[Problem statement] Only lines holding the word "what" should be copied from the material.
· · ·
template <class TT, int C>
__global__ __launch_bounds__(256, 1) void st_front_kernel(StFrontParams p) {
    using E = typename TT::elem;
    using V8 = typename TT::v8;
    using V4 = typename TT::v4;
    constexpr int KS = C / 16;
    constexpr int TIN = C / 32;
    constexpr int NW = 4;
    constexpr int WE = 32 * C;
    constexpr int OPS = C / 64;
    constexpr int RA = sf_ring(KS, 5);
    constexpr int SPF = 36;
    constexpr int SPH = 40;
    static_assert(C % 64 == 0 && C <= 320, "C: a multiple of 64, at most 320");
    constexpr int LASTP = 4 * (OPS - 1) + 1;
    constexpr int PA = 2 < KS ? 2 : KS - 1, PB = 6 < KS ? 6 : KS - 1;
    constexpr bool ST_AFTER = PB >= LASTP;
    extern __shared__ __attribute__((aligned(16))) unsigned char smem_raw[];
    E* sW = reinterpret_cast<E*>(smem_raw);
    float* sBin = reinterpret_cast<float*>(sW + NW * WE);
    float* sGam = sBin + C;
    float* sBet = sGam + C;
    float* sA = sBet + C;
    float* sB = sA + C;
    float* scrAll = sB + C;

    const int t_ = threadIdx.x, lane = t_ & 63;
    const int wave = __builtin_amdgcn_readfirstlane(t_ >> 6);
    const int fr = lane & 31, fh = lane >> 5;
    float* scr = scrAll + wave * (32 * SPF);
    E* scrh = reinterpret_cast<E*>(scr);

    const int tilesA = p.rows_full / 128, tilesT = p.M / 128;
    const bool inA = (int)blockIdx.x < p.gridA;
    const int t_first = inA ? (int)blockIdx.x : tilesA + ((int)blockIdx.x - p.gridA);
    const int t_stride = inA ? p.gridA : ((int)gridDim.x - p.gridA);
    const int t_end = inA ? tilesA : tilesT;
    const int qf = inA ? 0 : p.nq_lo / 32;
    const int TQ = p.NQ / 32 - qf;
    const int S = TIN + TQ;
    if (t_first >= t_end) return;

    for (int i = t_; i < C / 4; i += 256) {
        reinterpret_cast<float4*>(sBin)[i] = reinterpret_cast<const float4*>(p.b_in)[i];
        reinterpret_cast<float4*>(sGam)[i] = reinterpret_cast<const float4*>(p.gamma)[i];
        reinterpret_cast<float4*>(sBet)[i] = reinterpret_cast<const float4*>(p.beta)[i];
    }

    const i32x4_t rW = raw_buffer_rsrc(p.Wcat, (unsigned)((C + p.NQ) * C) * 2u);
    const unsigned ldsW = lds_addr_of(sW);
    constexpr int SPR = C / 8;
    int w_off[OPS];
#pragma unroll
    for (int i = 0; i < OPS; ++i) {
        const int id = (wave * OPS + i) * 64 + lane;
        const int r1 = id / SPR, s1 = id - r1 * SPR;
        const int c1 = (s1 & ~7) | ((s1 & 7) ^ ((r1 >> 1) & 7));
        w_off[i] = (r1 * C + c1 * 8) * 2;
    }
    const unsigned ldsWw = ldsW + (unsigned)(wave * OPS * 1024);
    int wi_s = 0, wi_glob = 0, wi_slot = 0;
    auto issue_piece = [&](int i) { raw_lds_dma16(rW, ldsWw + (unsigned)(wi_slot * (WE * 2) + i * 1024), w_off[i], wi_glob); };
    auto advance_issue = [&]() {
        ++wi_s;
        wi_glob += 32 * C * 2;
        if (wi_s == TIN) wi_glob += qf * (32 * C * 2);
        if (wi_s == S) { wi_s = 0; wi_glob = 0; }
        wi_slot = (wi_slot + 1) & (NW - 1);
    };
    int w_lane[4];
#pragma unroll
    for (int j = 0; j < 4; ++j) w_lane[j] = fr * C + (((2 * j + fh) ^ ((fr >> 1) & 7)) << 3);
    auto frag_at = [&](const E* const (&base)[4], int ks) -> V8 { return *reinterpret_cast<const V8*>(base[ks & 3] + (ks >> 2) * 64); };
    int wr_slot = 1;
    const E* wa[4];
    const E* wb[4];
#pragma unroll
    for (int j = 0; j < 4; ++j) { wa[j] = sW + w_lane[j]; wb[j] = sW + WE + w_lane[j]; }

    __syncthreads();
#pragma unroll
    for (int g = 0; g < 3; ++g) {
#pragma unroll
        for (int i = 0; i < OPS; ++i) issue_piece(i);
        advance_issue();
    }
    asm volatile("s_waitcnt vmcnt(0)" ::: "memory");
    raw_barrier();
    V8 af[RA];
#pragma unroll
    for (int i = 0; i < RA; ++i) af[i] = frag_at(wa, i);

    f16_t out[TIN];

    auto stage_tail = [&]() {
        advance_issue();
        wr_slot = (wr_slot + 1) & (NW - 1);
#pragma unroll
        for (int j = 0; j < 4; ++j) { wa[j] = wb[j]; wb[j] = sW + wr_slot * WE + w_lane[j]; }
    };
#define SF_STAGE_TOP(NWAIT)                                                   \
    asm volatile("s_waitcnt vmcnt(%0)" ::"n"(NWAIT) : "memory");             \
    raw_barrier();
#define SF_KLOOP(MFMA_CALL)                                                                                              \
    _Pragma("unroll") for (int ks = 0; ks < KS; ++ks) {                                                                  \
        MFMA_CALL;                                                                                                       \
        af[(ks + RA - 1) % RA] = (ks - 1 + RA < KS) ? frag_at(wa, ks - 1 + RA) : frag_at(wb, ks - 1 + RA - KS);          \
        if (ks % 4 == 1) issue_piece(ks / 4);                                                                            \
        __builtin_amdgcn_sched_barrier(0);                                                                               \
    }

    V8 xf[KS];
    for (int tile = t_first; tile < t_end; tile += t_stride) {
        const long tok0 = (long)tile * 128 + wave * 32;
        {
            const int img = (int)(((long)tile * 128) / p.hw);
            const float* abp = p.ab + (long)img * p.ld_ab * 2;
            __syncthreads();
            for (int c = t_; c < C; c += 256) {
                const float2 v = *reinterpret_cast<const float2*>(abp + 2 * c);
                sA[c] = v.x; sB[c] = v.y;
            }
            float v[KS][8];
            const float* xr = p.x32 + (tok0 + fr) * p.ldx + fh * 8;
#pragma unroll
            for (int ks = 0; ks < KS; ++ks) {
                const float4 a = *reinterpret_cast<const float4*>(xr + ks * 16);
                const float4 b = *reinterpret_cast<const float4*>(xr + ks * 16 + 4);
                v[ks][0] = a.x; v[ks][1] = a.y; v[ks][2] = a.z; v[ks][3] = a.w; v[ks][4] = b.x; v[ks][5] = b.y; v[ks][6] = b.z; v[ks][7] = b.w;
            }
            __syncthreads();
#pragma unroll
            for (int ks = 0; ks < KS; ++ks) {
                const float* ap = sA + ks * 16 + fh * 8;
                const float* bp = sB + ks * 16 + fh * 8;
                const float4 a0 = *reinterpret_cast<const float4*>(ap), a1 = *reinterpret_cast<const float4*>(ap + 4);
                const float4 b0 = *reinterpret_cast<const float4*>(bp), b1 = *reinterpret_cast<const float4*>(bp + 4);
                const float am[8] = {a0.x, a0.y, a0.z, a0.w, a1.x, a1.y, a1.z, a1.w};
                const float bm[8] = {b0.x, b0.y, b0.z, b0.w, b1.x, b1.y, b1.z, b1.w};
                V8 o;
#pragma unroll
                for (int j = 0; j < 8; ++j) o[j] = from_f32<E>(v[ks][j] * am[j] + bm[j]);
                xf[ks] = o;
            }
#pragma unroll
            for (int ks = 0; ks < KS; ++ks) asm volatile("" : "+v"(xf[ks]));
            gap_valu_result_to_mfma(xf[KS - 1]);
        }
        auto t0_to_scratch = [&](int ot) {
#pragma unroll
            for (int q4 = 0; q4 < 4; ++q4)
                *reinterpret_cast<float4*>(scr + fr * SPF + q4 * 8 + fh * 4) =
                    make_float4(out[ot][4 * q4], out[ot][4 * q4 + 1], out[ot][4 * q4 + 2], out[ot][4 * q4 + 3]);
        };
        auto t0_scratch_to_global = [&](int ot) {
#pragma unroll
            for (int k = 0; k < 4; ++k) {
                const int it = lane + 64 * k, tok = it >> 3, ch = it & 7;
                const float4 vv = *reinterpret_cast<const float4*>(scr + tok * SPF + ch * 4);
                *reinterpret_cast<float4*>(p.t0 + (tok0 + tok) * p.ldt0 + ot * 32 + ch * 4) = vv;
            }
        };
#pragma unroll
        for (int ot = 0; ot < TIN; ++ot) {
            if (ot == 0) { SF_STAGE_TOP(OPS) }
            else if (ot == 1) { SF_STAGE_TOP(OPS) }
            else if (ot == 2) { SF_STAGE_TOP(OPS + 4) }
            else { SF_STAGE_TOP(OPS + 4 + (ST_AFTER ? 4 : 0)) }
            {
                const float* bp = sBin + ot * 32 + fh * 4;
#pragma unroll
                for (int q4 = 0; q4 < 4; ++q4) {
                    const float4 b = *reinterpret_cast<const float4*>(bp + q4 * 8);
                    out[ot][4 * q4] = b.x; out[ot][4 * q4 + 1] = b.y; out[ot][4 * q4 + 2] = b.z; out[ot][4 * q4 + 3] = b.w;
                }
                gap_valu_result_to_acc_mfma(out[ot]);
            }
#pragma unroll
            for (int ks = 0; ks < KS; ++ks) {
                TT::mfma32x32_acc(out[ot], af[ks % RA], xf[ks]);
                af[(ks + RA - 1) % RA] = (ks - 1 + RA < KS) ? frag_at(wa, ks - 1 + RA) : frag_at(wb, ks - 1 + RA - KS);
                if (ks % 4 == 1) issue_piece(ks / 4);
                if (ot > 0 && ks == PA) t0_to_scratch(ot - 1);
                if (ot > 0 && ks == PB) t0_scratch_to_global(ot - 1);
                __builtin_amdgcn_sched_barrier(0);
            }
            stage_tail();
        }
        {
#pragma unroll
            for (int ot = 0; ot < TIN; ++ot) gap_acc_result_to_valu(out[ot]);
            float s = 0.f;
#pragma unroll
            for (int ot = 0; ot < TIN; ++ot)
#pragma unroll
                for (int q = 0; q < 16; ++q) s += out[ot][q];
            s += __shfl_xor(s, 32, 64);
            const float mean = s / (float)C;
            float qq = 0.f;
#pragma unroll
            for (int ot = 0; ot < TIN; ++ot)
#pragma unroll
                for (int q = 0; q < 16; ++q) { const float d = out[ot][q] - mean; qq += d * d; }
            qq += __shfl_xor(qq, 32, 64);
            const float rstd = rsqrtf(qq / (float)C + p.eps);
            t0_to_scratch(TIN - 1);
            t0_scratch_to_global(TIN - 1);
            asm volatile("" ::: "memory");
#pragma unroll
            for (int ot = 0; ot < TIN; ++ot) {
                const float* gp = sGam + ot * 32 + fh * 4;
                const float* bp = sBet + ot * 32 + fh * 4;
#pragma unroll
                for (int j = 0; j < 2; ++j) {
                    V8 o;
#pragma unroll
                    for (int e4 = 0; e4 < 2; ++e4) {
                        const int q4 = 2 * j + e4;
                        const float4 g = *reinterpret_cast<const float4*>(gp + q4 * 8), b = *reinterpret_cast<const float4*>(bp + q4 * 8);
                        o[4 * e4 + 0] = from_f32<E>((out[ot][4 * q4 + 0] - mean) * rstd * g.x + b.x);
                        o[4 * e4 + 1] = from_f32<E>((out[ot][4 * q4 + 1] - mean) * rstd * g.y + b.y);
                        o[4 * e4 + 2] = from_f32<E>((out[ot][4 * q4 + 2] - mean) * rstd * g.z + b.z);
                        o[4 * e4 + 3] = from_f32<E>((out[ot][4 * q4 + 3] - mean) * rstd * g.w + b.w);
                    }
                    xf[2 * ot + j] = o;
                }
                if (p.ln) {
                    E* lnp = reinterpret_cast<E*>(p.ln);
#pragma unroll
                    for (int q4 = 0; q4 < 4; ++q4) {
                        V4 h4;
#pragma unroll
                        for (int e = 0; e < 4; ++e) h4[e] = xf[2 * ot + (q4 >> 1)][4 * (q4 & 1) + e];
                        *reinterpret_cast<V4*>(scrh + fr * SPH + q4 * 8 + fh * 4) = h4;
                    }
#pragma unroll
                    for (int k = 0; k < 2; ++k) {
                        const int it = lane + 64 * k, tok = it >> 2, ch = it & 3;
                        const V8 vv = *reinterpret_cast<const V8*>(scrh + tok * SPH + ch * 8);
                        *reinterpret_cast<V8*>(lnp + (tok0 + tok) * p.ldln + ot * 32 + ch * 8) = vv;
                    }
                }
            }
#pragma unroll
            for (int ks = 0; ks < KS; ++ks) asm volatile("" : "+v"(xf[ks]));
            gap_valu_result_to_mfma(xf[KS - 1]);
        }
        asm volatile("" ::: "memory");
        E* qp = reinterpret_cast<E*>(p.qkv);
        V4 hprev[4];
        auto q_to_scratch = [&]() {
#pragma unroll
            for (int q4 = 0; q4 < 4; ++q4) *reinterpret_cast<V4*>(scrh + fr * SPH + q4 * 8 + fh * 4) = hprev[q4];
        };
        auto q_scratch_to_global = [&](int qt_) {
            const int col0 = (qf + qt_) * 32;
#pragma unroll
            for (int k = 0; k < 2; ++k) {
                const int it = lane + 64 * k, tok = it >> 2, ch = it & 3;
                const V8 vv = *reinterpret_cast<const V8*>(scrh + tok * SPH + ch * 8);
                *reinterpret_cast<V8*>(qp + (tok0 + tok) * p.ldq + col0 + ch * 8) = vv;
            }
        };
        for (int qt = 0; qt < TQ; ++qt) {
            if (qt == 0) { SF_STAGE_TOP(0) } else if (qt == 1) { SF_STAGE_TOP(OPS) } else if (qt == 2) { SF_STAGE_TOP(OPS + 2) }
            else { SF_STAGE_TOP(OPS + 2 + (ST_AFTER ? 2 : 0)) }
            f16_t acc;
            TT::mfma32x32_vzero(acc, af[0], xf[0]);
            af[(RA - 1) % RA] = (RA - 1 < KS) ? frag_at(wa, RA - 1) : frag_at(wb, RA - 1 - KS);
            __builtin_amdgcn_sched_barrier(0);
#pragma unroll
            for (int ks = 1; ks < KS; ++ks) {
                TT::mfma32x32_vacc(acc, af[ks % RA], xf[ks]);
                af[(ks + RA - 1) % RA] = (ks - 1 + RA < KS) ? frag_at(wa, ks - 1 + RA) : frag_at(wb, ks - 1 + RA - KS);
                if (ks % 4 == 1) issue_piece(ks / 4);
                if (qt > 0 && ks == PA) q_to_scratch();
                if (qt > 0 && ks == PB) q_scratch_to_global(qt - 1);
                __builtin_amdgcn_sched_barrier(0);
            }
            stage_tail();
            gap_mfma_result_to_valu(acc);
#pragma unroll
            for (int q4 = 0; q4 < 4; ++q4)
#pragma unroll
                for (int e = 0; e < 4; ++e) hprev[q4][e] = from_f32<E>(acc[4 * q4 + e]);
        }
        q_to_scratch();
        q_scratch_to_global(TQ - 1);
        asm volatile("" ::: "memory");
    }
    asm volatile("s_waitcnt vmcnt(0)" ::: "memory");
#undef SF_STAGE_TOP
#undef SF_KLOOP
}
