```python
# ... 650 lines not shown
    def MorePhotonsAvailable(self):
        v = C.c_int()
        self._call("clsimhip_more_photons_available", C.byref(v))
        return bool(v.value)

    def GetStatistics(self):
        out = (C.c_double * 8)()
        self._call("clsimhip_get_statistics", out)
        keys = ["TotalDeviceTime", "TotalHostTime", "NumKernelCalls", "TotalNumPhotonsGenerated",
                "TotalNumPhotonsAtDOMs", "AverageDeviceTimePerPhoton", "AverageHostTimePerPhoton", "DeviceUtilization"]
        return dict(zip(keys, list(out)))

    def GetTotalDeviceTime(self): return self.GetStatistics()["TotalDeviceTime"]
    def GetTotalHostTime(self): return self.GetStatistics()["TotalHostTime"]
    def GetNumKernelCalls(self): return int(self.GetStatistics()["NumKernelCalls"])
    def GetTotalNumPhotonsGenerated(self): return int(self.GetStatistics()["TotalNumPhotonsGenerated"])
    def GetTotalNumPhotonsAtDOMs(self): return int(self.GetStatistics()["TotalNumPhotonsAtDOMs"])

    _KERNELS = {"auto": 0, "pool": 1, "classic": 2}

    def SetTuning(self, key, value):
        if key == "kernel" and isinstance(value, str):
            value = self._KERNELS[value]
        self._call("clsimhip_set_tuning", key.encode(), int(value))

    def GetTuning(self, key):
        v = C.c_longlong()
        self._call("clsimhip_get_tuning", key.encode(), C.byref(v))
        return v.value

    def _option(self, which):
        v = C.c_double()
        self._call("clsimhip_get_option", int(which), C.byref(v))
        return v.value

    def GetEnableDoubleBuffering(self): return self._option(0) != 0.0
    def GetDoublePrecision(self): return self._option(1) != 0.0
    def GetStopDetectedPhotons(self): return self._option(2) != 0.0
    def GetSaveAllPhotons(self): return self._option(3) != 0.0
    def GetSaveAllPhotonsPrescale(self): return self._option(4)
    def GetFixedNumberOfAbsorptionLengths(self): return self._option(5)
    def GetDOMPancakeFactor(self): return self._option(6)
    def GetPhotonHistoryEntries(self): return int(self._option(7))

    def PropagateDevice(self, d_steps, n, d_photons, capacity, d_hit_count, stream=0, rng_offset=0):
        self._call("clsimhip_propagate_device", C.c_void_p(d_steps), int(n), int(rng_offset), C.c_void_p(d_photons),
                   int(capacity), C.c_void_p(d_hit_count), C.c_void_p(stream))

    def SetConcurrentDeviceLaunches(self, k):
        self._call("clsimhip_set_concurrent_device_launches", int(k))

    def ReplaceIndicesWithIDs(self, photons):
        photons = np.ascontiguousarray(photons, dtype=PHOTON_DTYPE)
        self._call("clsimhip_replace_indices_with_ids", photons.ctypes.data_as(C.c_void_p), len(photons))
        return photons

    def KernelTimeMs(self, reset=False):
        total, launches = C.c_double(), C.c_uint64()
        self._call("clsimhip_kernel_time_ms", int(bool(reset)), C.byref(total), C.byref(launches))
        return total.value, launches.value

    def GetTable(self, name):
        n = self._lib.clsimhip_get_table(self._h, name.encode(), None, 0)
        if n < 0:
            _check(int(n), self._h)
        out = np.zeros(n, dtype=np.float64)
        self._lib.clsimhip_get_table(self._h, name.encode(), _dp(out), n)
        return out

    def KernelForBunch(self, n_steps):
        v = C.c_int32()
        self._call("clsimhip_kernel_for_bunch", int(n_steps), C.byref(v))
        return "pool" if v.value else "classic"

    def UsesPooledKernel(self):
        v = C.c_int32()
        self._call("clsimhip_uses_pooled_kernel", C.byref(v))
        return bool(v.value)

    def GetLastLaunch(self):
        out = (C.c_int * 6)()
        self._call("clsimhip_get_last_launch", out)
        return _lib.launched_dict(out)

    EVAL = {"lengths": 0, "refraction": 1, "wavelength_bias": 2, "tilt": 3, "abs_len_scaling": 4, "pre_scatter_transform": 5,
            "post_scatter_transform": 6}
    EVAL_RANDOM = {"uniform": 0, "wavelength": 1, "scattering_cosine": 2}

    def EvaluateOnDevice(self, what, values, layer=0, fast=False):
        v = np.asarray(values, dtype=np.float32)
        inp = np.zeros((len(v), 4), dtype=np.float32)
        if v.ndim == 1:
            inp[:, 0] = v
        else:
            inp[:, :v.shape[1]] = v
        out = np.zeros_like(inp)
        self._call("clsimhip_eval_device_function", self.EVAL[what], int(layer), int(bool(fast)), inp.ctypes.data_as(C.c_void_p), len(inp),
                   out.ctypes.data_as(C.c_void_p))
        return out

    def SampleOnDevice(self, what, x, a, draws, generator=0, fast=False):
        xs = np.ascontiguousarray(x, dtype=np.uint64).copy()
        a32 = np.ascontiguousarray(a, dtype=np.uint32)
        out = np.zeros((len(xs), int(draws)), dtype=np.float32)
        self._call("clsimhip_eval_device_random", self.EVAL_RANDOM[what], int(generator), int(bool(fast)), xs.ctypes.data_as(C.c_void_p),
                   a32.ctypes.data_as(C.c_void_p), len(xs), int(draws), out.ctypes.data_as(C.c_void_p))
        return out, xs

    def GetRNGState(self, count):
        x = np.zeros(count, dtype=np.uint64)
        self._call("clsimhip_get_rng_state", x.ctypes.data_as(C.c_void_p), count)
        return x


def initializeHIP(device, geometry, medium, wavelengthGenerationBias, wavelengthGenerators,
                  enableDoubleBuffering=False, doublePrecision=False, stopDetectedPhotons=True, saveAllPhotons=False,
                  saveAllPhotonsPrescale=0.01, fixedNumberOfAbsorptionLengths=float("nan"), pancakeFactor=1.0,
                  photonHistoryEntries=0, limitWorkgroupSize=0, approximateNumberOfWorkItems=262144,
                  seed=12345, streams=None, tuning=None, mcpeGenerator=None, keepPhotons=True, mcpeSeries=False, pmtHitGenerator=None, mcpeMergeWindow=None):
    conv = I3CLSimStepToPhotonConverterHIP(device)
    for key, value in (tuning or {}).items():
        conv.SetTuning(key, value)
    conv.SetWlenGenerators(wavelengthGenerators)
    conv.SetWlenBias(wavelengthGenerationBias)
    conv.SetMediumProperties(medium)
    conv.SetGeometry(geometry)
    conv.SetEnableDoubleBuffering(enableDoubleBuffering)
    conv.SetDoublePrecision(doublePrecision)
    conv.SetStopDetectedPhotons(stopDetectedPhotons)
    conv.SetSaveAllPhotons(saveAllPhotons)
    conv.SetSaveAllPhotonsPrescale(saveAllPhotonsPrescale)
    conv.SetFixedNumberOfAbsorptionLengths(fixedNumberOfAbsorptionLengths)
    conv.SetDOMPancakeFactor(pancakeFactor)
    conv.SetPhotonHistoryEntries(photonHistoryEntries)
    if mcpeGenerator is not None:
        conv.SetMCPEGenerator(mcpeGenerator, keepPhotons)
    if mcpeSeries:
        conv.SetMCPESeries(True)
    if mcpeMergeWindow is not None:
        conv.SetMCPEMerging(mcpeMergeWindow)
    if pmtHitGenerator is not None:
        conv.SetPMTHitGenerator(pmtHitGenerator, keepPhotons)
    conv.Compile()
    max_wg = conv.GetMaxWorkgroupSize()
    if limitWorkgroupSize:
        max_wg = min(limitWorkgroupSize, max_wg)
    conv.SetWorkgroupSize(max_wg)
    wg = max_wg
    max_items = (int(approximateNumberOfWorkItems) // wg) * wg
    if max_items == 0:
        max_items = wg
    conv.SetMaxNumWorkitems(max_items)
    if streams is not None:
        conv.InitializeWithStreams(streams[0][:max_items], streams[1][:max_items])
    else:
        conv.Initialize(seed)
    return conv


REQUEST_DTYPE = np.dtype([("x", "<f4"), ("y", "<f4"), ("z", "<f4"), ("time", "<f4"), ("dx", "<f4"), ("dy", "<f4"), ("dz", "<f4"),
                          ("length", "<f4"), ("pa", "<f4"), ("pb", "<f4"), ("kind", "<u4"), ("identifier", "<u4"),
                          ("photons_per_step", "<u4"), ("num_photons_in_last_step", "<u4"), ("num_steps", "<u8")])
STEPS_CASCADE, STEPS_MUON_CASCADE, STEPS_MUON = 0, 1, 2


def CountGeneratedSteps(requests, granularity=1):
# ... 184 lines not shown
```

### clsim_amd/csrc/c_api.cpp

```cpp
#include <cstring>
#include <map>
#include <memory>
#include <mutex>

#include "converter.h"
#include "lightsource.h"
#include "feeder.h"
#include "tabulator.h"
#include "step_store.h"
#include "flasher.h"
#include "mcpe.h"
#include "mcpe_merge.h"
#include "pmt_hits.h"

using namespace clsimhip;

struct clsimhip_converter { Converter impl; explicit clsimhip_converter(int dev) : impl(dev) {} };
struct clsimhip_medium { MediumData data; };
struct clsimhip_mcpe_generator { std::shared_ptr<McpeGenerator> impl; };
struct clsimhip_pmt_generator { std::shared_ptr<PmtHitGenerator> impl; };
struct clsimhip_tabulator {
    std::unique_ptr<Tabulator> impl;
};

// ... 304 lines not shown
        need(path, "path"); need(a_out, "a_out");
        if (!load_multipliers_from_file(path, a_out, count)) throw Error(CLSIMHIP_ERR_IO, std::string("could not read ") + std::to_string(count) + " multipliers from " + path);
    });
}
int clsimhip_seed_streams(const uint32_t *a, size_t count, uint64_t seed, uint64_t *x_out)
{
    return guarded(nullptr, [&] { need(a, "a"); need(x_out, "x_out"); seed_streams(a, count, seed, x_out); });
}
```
· · ·
[Solution for this problem]
    def EvaluateOnDevice(self, what, values, layer=0, fast=False):
        self._call("clsimhip_eval_device_function", self.EVAL[what], int(layer), int(bool(fast)), inp.ctypes.data_as(C.c_void_p), len(inp),
    def SampleOnDevice(self, what, x, a, draws, generator=0, fast=False):
        self._call("clsimhip_eval_device_random", self.EVAL_RANDOM[what], int(generator), int(bool(fast)), xs.ctypes.data_as(C.c_void_p),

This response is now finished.